Я вышел в коридор. У дверей, на двух стульях, сидели двое людей Ярка. Бритые затылки, чёрные костюмы, внимательные, сканирующие всё вокруг глаза. Увидев меня, они вскочили так резко и синхронно, что их стулья с грохотом опрокинулись.

— Доктор Пирогов! — выпалил один.

— Вы в порядке? — добавил второй.

Ещё бы честь отдали. Или на одно колено встали, как перед монархом. Цирк.

— Отдыхайте, господа, — кивнул я им. — Опасность миновала. Можете возвращаться к обычному графику.

— Приказано охранять вас до особого распоряжения, — отчеканил первый, его лицо было непроницаемым.

— Чьего распоряжение?

— Господина Ярка.

Интересно. Либо Георгий Александрович искренне обо мне заботится, либо следит. А скорее всего — и то, и другое. Профессиональная паранойя телохранителя — полезное качество, пока оно не мешает мне работать.

— Как хотите, — пожал я плечами и пошёл дальше по коридору. — Охранять придется пустую палату. За мной вы не пойдете.

— У нас приказ!

Охранники пытались протестовать, но я просто вышел в коридор. Быстро подпер дверь шваброй, которую оставила уборщица. Так я смогу улизнуть. И они не смогут меня догнать, даже если очень захотят продолжить преследование.

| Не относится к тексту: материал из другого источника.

__global__ __launch_bounds__(256) void stem_direct_f32_kernel(const float* __restrict__ x, const float* __restrict__ w,
                                                              float* __restrict__ y, const float* __restrict__ centre,
                                                              int B, int Hin, int Win) {
    const int Ho = Hin / 2, Wo = Win / 2;
    const long total = (long)B * Ho * Wo * 64;
    for (long i = (long)blockIdx.x * blockDim.x + threadIdx.x; i < total; i += (long)gridDim.x * blockDim.x) {
        const int co = (int)(i & 63);
        const long p = i >> 6;
        const int ox = (int)(p % Wo), oy = (int)((p / Wo) % Ho), b = (int)(p / ((long)Wo * Ho));
        float acc = centre ? -centre[co] : 0.f;
        for (int c = 0; c < 3; ++c)
            for (int ky = 0; ky < 7; ++ky) {
                const int yin = 2 * oy - 3 + ky;
                if (yin < 0 || yin >= Hin) continue;
                for (int kx = 0; kx < 7; ++kx) {
                    const int xin = 2 * ox - 3 + kx;
                    if (xin < 0 || xin >= Win) continue;
                    acc = fmaf(x[(((long)b * 3 + c) * Hin + yin) * Win + xin], w[((co * 3 + c) * 7 + ky) * 7 + kx], acc);
                }
            }
        y[i] = acc;
    }
}

__global__ __launch_bounds__(256) void stem_tiled_f32_kernel(const float* __restrict__ x, const float* __restrict__ w,
                                                             float* __restrict__ y, const float* __restrict__ centre,
                                                             int B, int Hin, int Win, int TH, int bands) {
    extern __shared__ __attribute__((aligned(16))) float smf[];
    const int Ho = Hin / 2, Wo = Win / 2;
    const int Wp = Win + 6, rows_in = 2 * TH + 5, plane = rows_in * Wp;
    float* ws = smf;
    float* cs = ws + 147 * 64;
    float* xs = cs + 64;
    const int tid = threadIdx.x, lane = tid & 63;
    const int wave = __builtin_amdgcn_readfirstlane(tid >> 6);
    for (int e = tid; e < 147 * 64; e += 256) {
        const int co = e / 147, tap = e - co * 147;
        ws[tap * 64 + co] = w[e];
    }
    if (tid < 64) cs[tid] = centre ? -centre[tid] : 0.f;
    for (int item = blockIdx.x; item < B * bands; item += gridDim.x) {
        const int b = item / bands, band = item - b * bands;
        const int oy0 = band * TH, iy0 = 2 * oy0 - 3;
        __syncthreads();
        for (int e = tid; e < 3 * plane; e += 256) {
            const int c = e / plane, r = e - c * plane, ry = r / Wp, rx = r - ry * Wp;
            const int yin = iy0 + ry, xin = rx - 3;
            float v = 0.f;
            if ((unsigned)yin < (unsigned)Hin && (unsigned)xin < (unsigned)Win) v = x[(((long)b * 3 + c) * Hin + yin) * Win + xin];
            xs[e] = v;
        }
        __syncthreads();
        const int n_out = min(TH, Ho - oy0) * Wo, nblk = (n_out + 63) / 64;
        for (int u = wave; u < 4 * nblk; u += 4) {
            const int chunk = u / nblk, blk = u - chunk * nblk;
            const int q = blk * 64 + lane;
            const bool ok = q < n_out;
            const int qq = ok ? q : 0, ty = qq / Wo, ox = qq - ty * Wo;
            float acc[16];
#pragma unroll
            for (int o = 0; o < 16; ++o) acc[o] = cs[chunk * 16 + o];
            const float* xb = xs + (2 * ty) * Wp + 2 * ox;
            const float* wb = ws + chunk * 16;
            for (int c = 0; c < 3; ++c)
                for (int ky = 0; ky < 7; ++ky) {
#pragma unroll
                    for (int kx = 0; kx < 7; ++kx) {
                        const float xv = xb[c * plane + ky * Wp + kx];
                        const float* wt = wb + ((c * 7 + ky) * 7 + kx) * 64;
#pragma unroll
                        for (int o4 = 0; o4 < 4; ++o4) {
                            const f32x4 w4 = *reinterpret_cast<const f32x4*>(wt + o4 * 4);
#pragma unroll
                            for (int k = 0; k < 4; ++k) acc[o4 * 4 + k] = fmaf(xv, w4[k], acc[o4 * 4 + k]);
                        }
                    }
                }
            if (ok) {
                float* dst = y + (((long)b * Ho + oy0 + ty) * Wo + ox) * 64 + chunk * 16;
#pragma unroll
                for (int o4 = 0; o4 < 4; ++o4)
                    *reinterpret_cast<f32x4*>(dst + o4 * 4) = f32x4{acc[o4 * 4], acc[o4 * 4 + 1], acc[o4 * 4 + 2], acc[o4 * 4 + 3]};
            }
        }
    }
}
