# miuda-ai/lele

Hardware: AMD Instinct MI355X
Metric: STFT+mel GB/s (SenseVoice front-end: PCM -> log-mel -> LFR, algorithmic bytes); SenseVoiceSmall-shaped RTF in `sensevoice` (higher is better)
Workload: dtype f32

## Files before the change

### lele_amd/csrc/fe_core.h

```cpp
#pragma once
#include <stdint.h>

#if defined(__HIPCC__)
#define FE_HD __host__ __device__ __forceinline__
#else
#define FE_HD inline
#endif

namespace fe {

constexpr int kNfft = 512;
constexpr int kFrame = 400;
constexpr int kHop = 160;
constexpr int kBins = 257;
constexpr int kLanes = 16;
constexpr int kRegs = 32;
constexpr int kQ = 25;

FE_HD constexpr int rev4(int x) { return ((x & 1) << 3) | ((x & 2) << 1) | ((x & 4) >> 1) | ((x & 8) >> 3); }
FE_HD constexpr int rev5(int x) {
    return ((x & 1) << 4) | ((x & 2) << 2) | (x & 4) | ((x & 8) >> 2) | ((x & 16) >> 4);
}
FE_HD constexpr int tw_off(int s) { return (1 << (s - 1)) - 1; }

FE_HD float fmul(float a, float b) { return a * b; }
FE_HD float fadd(float a, float b) { return a + b; }
FE_HD float fsub(float a, float b) { return a - b; }
FE_HD float ffma(float a, float b, float c) { return __builtin_fmaf(a, b, c); }

#if defined(__HIPCC__) && defined(__HIP_DEVICE_COMPILE__)
typedef float cf __attribute__((ext_vector_type(2)));
FE_HD cf cmk(float re, float im) { return (cf){re, im}; }
FE_HD cf cadd(cf a, cf b) { return a + b; }
FE_HD cf csub(cf a, cf b) { return a - b; }
FE_HD cf cmulv(cf a, cf b) { return a * b; }
FE_HD cf cfmav(cf a, cf b, cf c) { return __builtin_elementwise_fma(a, b, c); }
FE_HD cf cswap(cf a) { return a.yx; }
FE_HD cf cxx(cf a) { return a.xx; }
#else
struct cf {
    float x, y;
};
FE_HD cf cmk(float re, float im) { return cf{re, im}; }
FE_HD cf cadd(cf a, cf b) { return cf{a.x + b.x, a.y + b.y}; }
FE_HD cf csub(cf a, cf b) { return cf{a.x - b.x, a.y - b.y}; }
FE_HD cf cmulv(cf a, cf b) { return cf{a.x * b.x, a.y * b.y}; }
FE_HD cf cfmav(cf a, cf b, cf c) { return cf{__builtin_fmaf(a.x, b.x, c.x), __builtin_fmaf(a.y, b.y, c.y)}; }
FE_HD cf cswap(cf a) { return cf{a.y, a.x}; }
FE_HD cf cxx(cf a) { return cf{a.x, a.x}; }
#endif

struct Tw {
    cf w, wn;
};
FE_HD Tw make_tw(float wr, float wi) { return Tw{cmk(wr, wi), cmk(-wi, wi)}; }

FE_HD cf tw_mul_fma(const Tw& t, cf o) { return cfmav(cxx(t.w), o, cmulv(t.wn, cswap(o))); }

FE_HD void bfly_fma(const Tw& tw, cf& e, cf& o) {
    cf t = tw_mul_fma(tw, o);
    cf n = csub(e, t);
    e = cadd(e, t);
    o = n;
}
FE_HD void bfly_scalar(float wr, float wi, cf& e, cf& o) {
    float tr = fsub(fmul(wr, o.x), fmul(wi, o.y));
    float ti = fadd(fmul(wr, o.y), fmul(wi, o.x));
    cf t = cmk(tr, ti);
    cf n = csub(e, t);
    e = cadd(e, t);
    o = n;
}
FE_HD void bfly_fma(float wr, float wi, float& er, float& ei, float& o_r, float& oi) {
    cf e = cmk(er, ei), o = cmk(o_r, oi);
    bfly_fma(make_tw(wr, wi), e, o);
    er = e.x;
    ei = e.y;
    o_r = o.x;
    oi = o.y;
}
FE_HD void bfly_scalar(float wr, float wi, float& er, float& ei, float& o_r, float& oi) {
    cf e = cmk(er, ei), o = cmk(o_r, oi);
    bfly_scalar(wr, wi, e, o);
    er = e.x;
    ei = e.y;
    o_r = o.x;
    oi = o.y;
}

template <typename TW>
FE_HD void phase_a(cf* a, const TW& tw_re, const TW& tw_im) {
#pragma unroll
    for (int r = 0; r < kRegs; r += 2) bfly_scalar(tw_re[tw_off(1)], tw_im[tw_off(1)], a[r], a[r + 1]);
#pragma unroll
    for (int b = 0; b < kRegs; b += 4) {
#pragma unroll
        for (int k = 0; k < 2; ++k) bfly_scalar(tw_re[tw_off(2) + k], tw_im[tw_off(2) + k], a[b + k], a[b + 2 + k]);
    }
#pragma unroll
    for (int s = 3; s <= 5; ++s) {
        const int half = 1 << (s - 1);
#pragma unroll
        for (int b = 0; b < kRegs; b += 2 * half) {
#pragma unroll
            for (int k = 0; k < half; ++k)
                bfly_fma(make_tw(tw_re[tw_off(s) + k], tw_im[tw_off(s) + k]), a[b + k], a[b + half + k]);
        }
    }
}

template <typename TW>
FE_HD void phase_a_fast(const float* x, cf* a, const TW& tw_re, const TW& tw_im) {
    float s1[kRegs];
#pragma unroll
    for (int r = 0; r < kRegs; r += 2) {
        if (rev5(r + 1) >= kQ) {
            s1[r] = x[r];
            s1[r + 1] = x[r];
        } else {
            s1[r] = fadd(x[r], x[r + 1]);
            s1[r + 1] = fsub(x[r], x[r + 1]);
        }
    }
    {
        const float wr = tw_re[tw_off(2) + 1], wi = tw_im[tw_off(2) + 1];
#pragma unroll
        for (int b = 0; b < kRegs; b += 4) {
            a[b] = cmk(fadd(s1[b], s1[b + 2]), 0.0f);
            a[b + 2] = cmk(fsub(s1[b], s1[b + 2]), 0.0f);
            const float tr = fmul(wr, s1[b + 3]);
            const float ti = fmul(wi, s1[b + 3]);
            a[b + 1] = cmk(fadd(s1[b + 1], tr), ti);
            a[b + 3] = cmk(fsub(s1[b + 1], tr), -ti);
        }
    }
#pragma unroll
    for (int b = 0; b < kRegs; b += 8) {
#pragma unroll
        for (int k = 0; k < 4; ++k) {
            const float wr = tw_re[tw_off(3) + k], wi = tw_im[tw_off(3) + k];
            if ((k & 1) == 0) {
                const float e = a[b + k].x, o = a[b + 4 + k].x;
                const float tr = fmul(wr, o);
                const float ti = fmul(wi, o);
                a[b + k] = cmk(fadd(e, tr), ti);
                a[b + 4 + k] = cmk(fsub(e, tr), -ti);
            } else {
                bfly_fma(make_tw(wr, wi), a[b + k], a[b + 4 + k]);
            }
        }
    }
#pragma unroll
    for (int s = 4; s <= 5; ++s) {
        const int half = 1 << (s - 1);
#pragma unroll
        for (int b = 0; b < kRegs; b += 2 * half) {
#pragma unroll
            for (int k = 0; k < half; ++k)
                bfly_fma(make_tw(tw_re[tw_off(s) + k], tw_im[tw_off(s) + k]), a[b + k], a[b + half + k]);
        }
    }
}

template <typename TWF>
FE_HD void phase_b(cf* b, int c, int rho, const TWF& twf, float* re256) {
#pragma unroll
    for (int s = 6; s <= 8; ++s) {
        const int hv = 1 << (s - 6);
#pragma unroll
        for (int k = 0; k < hv; ++k) {
            const cf w = twf(tw_off(s) + k * 32 + rho * 16 + c);
            const Tw tw = make_tw(w.x, w.y);
#pragma unroll
            for (int base = 0; base < 16; base += 2 * hv) bfly_fma(tw, b[base + k], b[base + hv + k]);
        }
    }
#pragma unroll
    for (int k = 0; k < 8; ++k) {
        const cf w = twf(tw_off(9) + k * 32 + rho * 16 + c);
        const cf t = tw_mul_fma(make_tw(w.x, w.y), b[8 + k]);
        if (k == 0) *re256 = fsub(b[0].x, t.x);
        b[k] = cadd(b[k], t);
    }
}

FE_HD float power(float re, float im) { return fadd(fmul(re, re), fmul(im, im)); }
FE_HD float power(cf z) {
    cf sq = cmulv(z, z);
    return fadd(sq.x, sq.y);
}
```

Через пару минут их крики услышит главная медсестра и откроет дверь. Этого времени мне хватит.

Шаг за шагом я возвращался к жизни, к своим делам.

Главная задача — мёртвый метаморф на базе «Северный форт».

В его теле застряла игла моей собственной некромантской энергии, которую я ввёл в него в последние секунды его жизни. Это был не дар и не метка. Это был консервант.

Тончайший некротический импульс, который, как якорь, удерживал его душу на самой границе, не давая ей окончательно покинуть тело.

Он не был жив, но и не был до конца мёртв. Он находился в идеальном состоянии для того, чтобы с ним можно было поговорить.

Нужно было забрать его и провести допрос, пока остаточная Жива в его тканях не иссякла полностью. Эта аномалия может дать не просто ответы на вопросы. Она может стать ключом к пониманию того, как изменилось моё проклятье.

Охота ещё не закончена. Она просто перешла в новую фазу. Фазу посмертного вскрытия.

— Святослав, подожди! — окликнули меня.

Торопливые, но лёгкие шаги за спиной. Я остановился у лестницы, не оборачиваясь. Аглая.

— Куда ты так спешишь? — робко спросила она.

— Дела не ждут.

Она обогнала меня и встала на пути, преграждая проход. Больше не испуганная девушка, а решительная молодая женщина.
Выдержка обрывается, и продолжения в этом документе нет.